Sister Lister was a cheerful, efficient woman who allowed nothing to ruffle her outward composure. When she was upset the only sign was her sudden passion for minor details.
‘There is one thing you have not explained, Nurse Francis,’ she remarked after listening to my whole night report without comment or change of expression. ‘What have you done about Mr Druro’s white coat?’
‘I have rinsed it clean, Sister, added it to our damp-linen bin, and made a special note in our laundry-book.’
Bernard waited for me at the top of the stairs. ‘What did Sister say?’
I told her word for word.
She sighed. ‘Nothing about us doing well to have everything done on time?’
I shook my head. ‘Don’t take that to heart. Getting done is taken for granted.’
‘Suppose so.’ We went slowly down the stairs. ‘Doesn’t it seem years since we came up last night?’
‘Another lifetime.’ I yawned hugely. ‘We were very lucky to have Nurse Farwood, even if she had to leave us at six.’
She nodded absently. ‘Rivers in 18 wanted to know about his wife’s baby. The mobile phone was up in Robert, so I let him ring from the duty-room. Was that all right, Nurse?’
‘So long as Night Sister’s not around.’
We had reached the last flight of stairs and were in the middle of another slightly disjointed conversation when the two night girls from Robert, the male accident ward, caught us up. ‘Have you girls heard about the Ball?’ they demanded. ‘The day girls say it was the best ever!’
Bernard and I exchanged glances. It was hours since we had remembered the Ball. The shadow of death that had hung over Lister since two this morning still touched us. Sanders’ condition was ‘as well as could be expected’. No more. I had handed on Johnny’s opinion to Bernard. She had seemed to trust him too. But neither she nor I was yet ready for a long girlish gossip about the party. We let the Robert girls natter on without hearing one word they were saying.
Chapter Three
JOHNNY IS STILL JOHNNY
The Ball was the only topic of conversation at the senior table at breakfast.
‘So Sister Orthopod Theatre looked a dream in grey ch
iffon? And danced non-stop with Jock Cameron? Another theatre wedding coming, girls!’
‘Wonder what Polly Paynter’ll say about that. Hasn’t she been running round with our Mr C. for years?’
‘Apparently not one thing. She was there with Dave Lawson-Jones from Skins.’ The speaker pressed two fingers together. ‘Just like that, my dears!’
‘Is it really true,’ demanded someone else, ‘that the great gynae king was absolutely loaded?’
That sensation of belonging to another world was still with me, and though normally I enjoyed hearing who had done what with whom, and slanderously suggesting why, as much as my pals, that morning it had lost its appeal. I left the girls having a glorious time tearing respectable reputations to shreds, and went back to the Night Home.

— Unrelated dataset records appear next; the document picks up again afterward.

constexpr int pitch4(int len) {
  int p = (len + 3) & ~3;
  return (p / 4) % 2 ? p : p + 4;
}

template <class G, class BigT, class T>
__global__ __launch_bounds__(T::NT) void dconv_wgrad_kernel(WgradArgs p) {
  constexpr int BM = T::BM, BN = T::BN, TM = T::TM, TN = T::TN, NT = T::NT, GI = T::GI, RB = T::RB;
  constexpr int NW = G::CB * G::KK;
  constexpr int NB = (G::HS + RB - 1) / RB;
  constexpr int BR = 2 * RB + G::KS - 2;
  constexpr int BRP = (G::WB % 64 == 0) ? G::WB + 4 : G::WB;
  constexpr int ALEN = RB * G::WS, BLEN = BR * BRP;
  constexpr int AP = pitch4(ALEN), BP = pitch4(BLEN);
  constexpr int CBT = cmin(G::CB, (BN + G::KK - 2) / G::KK + 1);
  constexpr int A_VPC = (ALEN + 3) / 4, B_VPC = (BR * G::WB + 3) / 4;
  constexpr int A_NV = GI * BM * A_VPC, B_NV = GI * CBT * B_VPC;
  constexpr int A_PER = (A_NV + NT - 1) / NT, B_PER = (B_NV + NT - 1) / NT;
  constexpr int SXP = (G::WS + 1) / 2;
  __shared__ __attribute__((aligned(16))) float lds[GI * BM * AP + GI * CBT * BP + 64];
  float* Al = lds;
  float* Bl = lds + GI * BM * AP;

  const int tid = threadIdx.x;
  const int lane = tid & 63;
  const int wid = __builtin_amdgcn_readfirstlane(tid >> 6);
  const int wm = wid / T::WN, wn = wid % T::WN;
  const int li = lane & 31, lh = lane >> 5;

  int bx = blockIdx.x, by = blockIdx.y, z = blockIdx.z;
  {
    const int tpz = gridDim.x * gridDim.y, gz = gridDim.z;
    const int L = bx + gridDim.x * (by + gridDim.y * z);
    const int full = (gz / 8) * 8 * tpz;
    if (L < full) {
      const int grp = L / (8 * tpz), r = L % (8 * tpz);
      const int t = r / 8;
      z = grp * 8 + r % 8;
      bx = t % (int)gridDim.x;
      by = t / (int)gridDim.x;
    }
  }
  const int n0 = bx * BN, m0 = by * BM;
  const int img_beg = z * p.imgs_per_split, img_end = min(p.nimg, img_beg + p.imgs_per_split);
  const int cbf = n0 / G::KK;
  const int ngrp = (img_end - img_beg + GI - 1) / GI;
  const int nch = ngrp * NB;

  const __amdgpu_buffer_rsrc_t rsm = make_rsrc(p.small, p.small_bytes), rbg = make_rsrc(p.big, p.big_bytes);

  int aoff[A_PER], boff[B_PER], ag[A_PER], bg[B_PER];
  int alds[A_PER], blds[B_PER];
#pragma unroll
  for (int j = 0; j < A_PER; ++j) {
    const int v = tid + j * NT, e4 = v % A_VPC, rm = v / A_VPC;
    const int m = rm % BM, g = rm / BM;
    const bool act = g < GI && m0 + m < G::CS;
    ag[j] = act ? g : 1 << 20;
    aoff[j] = (g * G::CS + m0 + m) * G::PS + e4 * 4;
    alds[j] = (g * BM + m) * AP + e4 * 4;
  }
#pragma unroll
  for (int j = 0; j < B_PER; ++j) {
    const int v = tid + j * NT, e4 = v % B_VPC, rc = v / B_VPC;
    const int c = rc % CBT, g = rc / CBT;
    const bool act = g < GI && cbf + c < G::CB;
    bg[j] = act ? g : 1 << 20;
    boff[j] = (g * G::CB + cbf + c) * G::PB + e4 * 4;
    blds[j] = (g * CBT + c) * BP + (BRP == G::WB ? e4 * 4 : (e4 * 4 / G::WB) * BRP + e4 * 4 % G::WB);
  }

  int abase[TM], bbase[TN];
#pragma unroll
  for (int i = 0; i < TM; ++i) abase[i] = ((wm * TM + i) * 32 + li) * AP + lh;
#pragma unroll
  for (int j = 0; j < TN; ++j) {
    const int n = min(n0 + (wn * TN + j) * 32 + li, NW - 1);
    const int cb = n / G::KK, r = n % G::KK;
    bbase[j] = (cb - cbf) * BP + (r / G::KS) * BRP + r % G::KS + 2 * lh;
  }

  f32x16 acc[TM][TN];
#pragma unroll
  for (int i = 0; i < TM; ++i)
#pragma unroll
    for (int j = 0; j < TN; ++j)
#pragma unroll
      for (int r = 0; r < 16; ++r) acc[i][j][r] = 0.f;
  float dbsum = 0.f;

  f32x4 rav[A_PER];
  typename Patch4<BigT>::raw_t rbv[B_PER];
  constexpr int NLD = A_PER + B_PER;
  int ld_img0 = 0, ld_abias = 0, ld_bbias = 0;
  auto gload_begin = [&](int c) __attribute__((always_inline)) {
    const int grp = c / NB, band = c % NB;
    const int r0 = band * RB;
    ld_img0 = img_beg + grp * GI;
    ld_abias = ld_img0 * G::CS * G::PS + r0 * G::WS;
    ld_bbias = ld_img0 * G::CB * G::PB + 2 * r0 * G::WB;
  };
  auto gload_piece = [&](int q) __attribute__((always_inline)) {
#pragma unroll
    for (int j = 0; j < A_PER; ++j)
      if (j == q)
        rav[j] = VecLoad<4>::load(rsm, ld_img0 + ag[j] < img_end ? 4u * (unsigned)(aoff[j] + ld_abias) : kOobOffset);
#pragma unroll
    for (int j = 0; j < B_PER; ++j)
      if (j + A_PER == q)
        rbv[j] = Patch4<BigT>::load(
            rbg, ld_img0 + bg[j] < img_end ? (unsigned)Patch4<BigT>::BYTES * (unsigned)(boff[j] + ld_bbias) : kOobOffset);
  };
  auto gload = [&](int c) __attribute__((always_inline)) {
    gload_begin(c);
#pragma unroll
    for (int q = 0; q < NLD; ++q) gload_piece(q);
  };
  auto lstore = [&]() __attribute__((always_inline)) {
#pragma unroll
    for (int j = 0; j < A_PER; ++j)
      if ((A_NV % NT == 0) || tid + j * NT < A_NV) *reinterpret_cast<f32x4*>(Al + alds[j]) = rav[j];
#pragma unroll
    for (int j = 0; j < B_PER; ++j)
      if ((B_NV % NT == 0) || tid + j * NT < B_NV) *reinterpret_cast<f32x4*>(Bl + blds[j]) = Patch4<BigT>::cvt(rbv[j]);
  };
  int bbase_w[TN];
#pragma unroll
  for (int j = 0; j < TN; ++j) bbase_w[j] = bbase[j] - 2 * lh + lh * (2 * BRP - 2 * G::WS + 2);
  constexpr int RL = G::HS - (NB - 1) * RB;
  auto compute = [&](auto rows_tag, int c) __attribute__((always_inline)) {
    constexpr int ROWS = decltype(rows_tag)::value;
    constexpr int NK = ROWS * G::WS, NP = (NK + 1) / 2;
    const int band = c % NB;
    const int R = min(RB, G::HS - band * RB);
#pragma unroll
    for (int g = 0; g < GI; ++g) {
      const float* ar = Al + g * BM * AP;
      const float* br = Bl + g * CBT * BP;
#pragma unroll
      for (int pp = 0; pp < NP; ++pp) {
        const int k0 = 2 * pp;
        const int off0 = 2 * (k0 / G::WS) * BRP + 2 * (k0 % G::WS);
        const bool straddle = (k0 % G::WS) == G::WS - 1;
        const bool half = k0 + 1 >= NK;
        float av[TM], bv[TN];
#pragma unroll
        for (int i = 0; i < TM; ++i) {
          av[i] = ar[abase[i] + k0];
          if (half) av[i] = lh ? 0.f : av[i];
        }
#pragma unroll
        for (int j = 0; j < TN; ++j) {
          bv[j] = (straddle && !half) ? br[bbase_w[j] + off0] : br[bbase[j] + off0];
          if (half) bv[j] = lh ? 0.f : bv[j];
        }
#pragma unroll
        for (int i = 0; i < TM; ++i)
#pragma unroll
          for (int j = 0; j < TN; ++j)
            acc[i][j] = __builtin_amdgcn_mfma_f32_32x32x2f32(av[i], bv[j], acc[i][j], 0, 0, 0);
        constexpr int NSLOT = GI * NP;
        constexpr int SSLOT = (NSLOT + cmax(T::SPREAD, 1) - 1) / cmax(T::SPREAD, 1);
        const int slot = g * NP + pp;
        if (T::SPREAD && slot < SSLOT && slot * NLD / SSLOT < (slot + 1) * NLD / SSLOT) {
          __builtin_amdgcn_sched_barrier(0);
#pragma unroll
          for (int q = slot * NLD / SSLOT; q < (slot + 1) * NLD / SSLOT; ++q) gload_piece(q);
          __builtin_amdgcn_sched_barrier(0);
        }
      }
    }
    if (p.want_db && bx == 0) {
      constexpr int PARTS = NT / BM;
      const int m = tid % BM, part = tid / BM;
      if (part < PARTS) {
        for (int g = 0; g < GI; ++g)
          for (int e = part; e < R * G::WS; e += PARTS) dbsum += Al[(g * BM + m) * AP + e];
      }
    }
  };

  REPO_STAMP_DECL
  if (nch > 0) {
    gload(0);
    REPO_STAMP(5);
    for (int c = 0; c < nch; ++c) {
      lstore();
      REPO_STAMP(2);
      __syncthreads();
      REPO_STAMP(3);
      gload_begin(min(c + 1, nch - 1));
      if (!T::SPREAD) {
#pragma unroll
        for (int q = 0; q < NLD; ++q) gload_piece(q);
        __builtin_amdgcn_sched_barrier(0);
      }
      REPO_STAMP(0);
      if (RL == RB || c % NB != NB - 1) compute(std::integral_constant<int, RB>{}, c);
      else compute(std::integral_constant<int, RL>{}, c);
      REPO_STAMP(1);
      __syncthreads();
      REPO_STAMP(3);
    }
  }

  constexpr int LDS_ = NW + 1;
#pragma unroll
  for (int i = 0; i < TM; ++i)
#pragma unroll
    for (int j = 0; j < TN; ++j) {
      const int n = n0 + (wn * TN + j) * 32 + li;
      const int mb = m0 + (wm * TM + i) * 32 + 4 * lh;
      if (n < NW && mb < G::CS) {
        float* cdst = p.slab + ((size_t)z * G::CS + mb) * LDS_ + n;
#pragma unroll
        for (int r = 0; r < 16; ++r) {
          const int dm = (r & 3) + 8 * (r >> 2);
          if (mb + dm < G::CS) cdst[dm * LDS_] = acc[i][j][r];
        }
      }
    }
  if (p.want_db && bx == 0) {
    constexpr int PARTS = NT / BM;
    float* red = lds;
    red[tid] = dbsum;
    __syncthreads();
    if (tid < BM && m0 + tid < G::CS) {
      float s = 0.f;
      for (int q = 0; q < PARTS; ++q) s += red[q * BM + tid];
      p.slab[((size_t)z * G::CS + m0 + tid) * LDS_ + NW] = s;
    }
  }
  REPO_STAMP_FLUSH(nch);
}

My next-door neighbour burst into my room before I had my shoes off. ‘Come in next door and hear all, Kirsty! It’s too bad you missed the party. It really was the most.’
Four other members of my set who had been free last night were sharing her breakfast party. They made room for me, gave me more tea. I did not want to be a wet blanket, so tried to look interested and make the right noises in the right places, but, as at my own breakfast, most of their talk floated over my head. I surfaced when someone mentioned Sonia Dinsford. ‘That white-satin number must have come from Paris.’
‘What’s her latest fiancé like?’ I asked. ‘And, incidentally, was Richard with a good party? Any of you notice him?’
No one seemed to have noticed him. ‘There was such a crush, Kirsty. At times it was hard to see one’s own partner. How did the night go with you? Did you have fun fighting it out with Johnny Druro?’
‘No fun. Or fighting.’ I told them about Sanders.
They were all night seniors and understood now why I was so vague. ‘Poor old girl! You need a good sleep. The goss can keep. Better get to bed early, as it feels as if its going to get hotter than ever.’
I stood up. ‘Probably be a storm. You should have seen the dawn.’
They laughed. ‘We did, dear! We were at a party, remember? Poor old Kirsty! You’re asleep on your two feet!’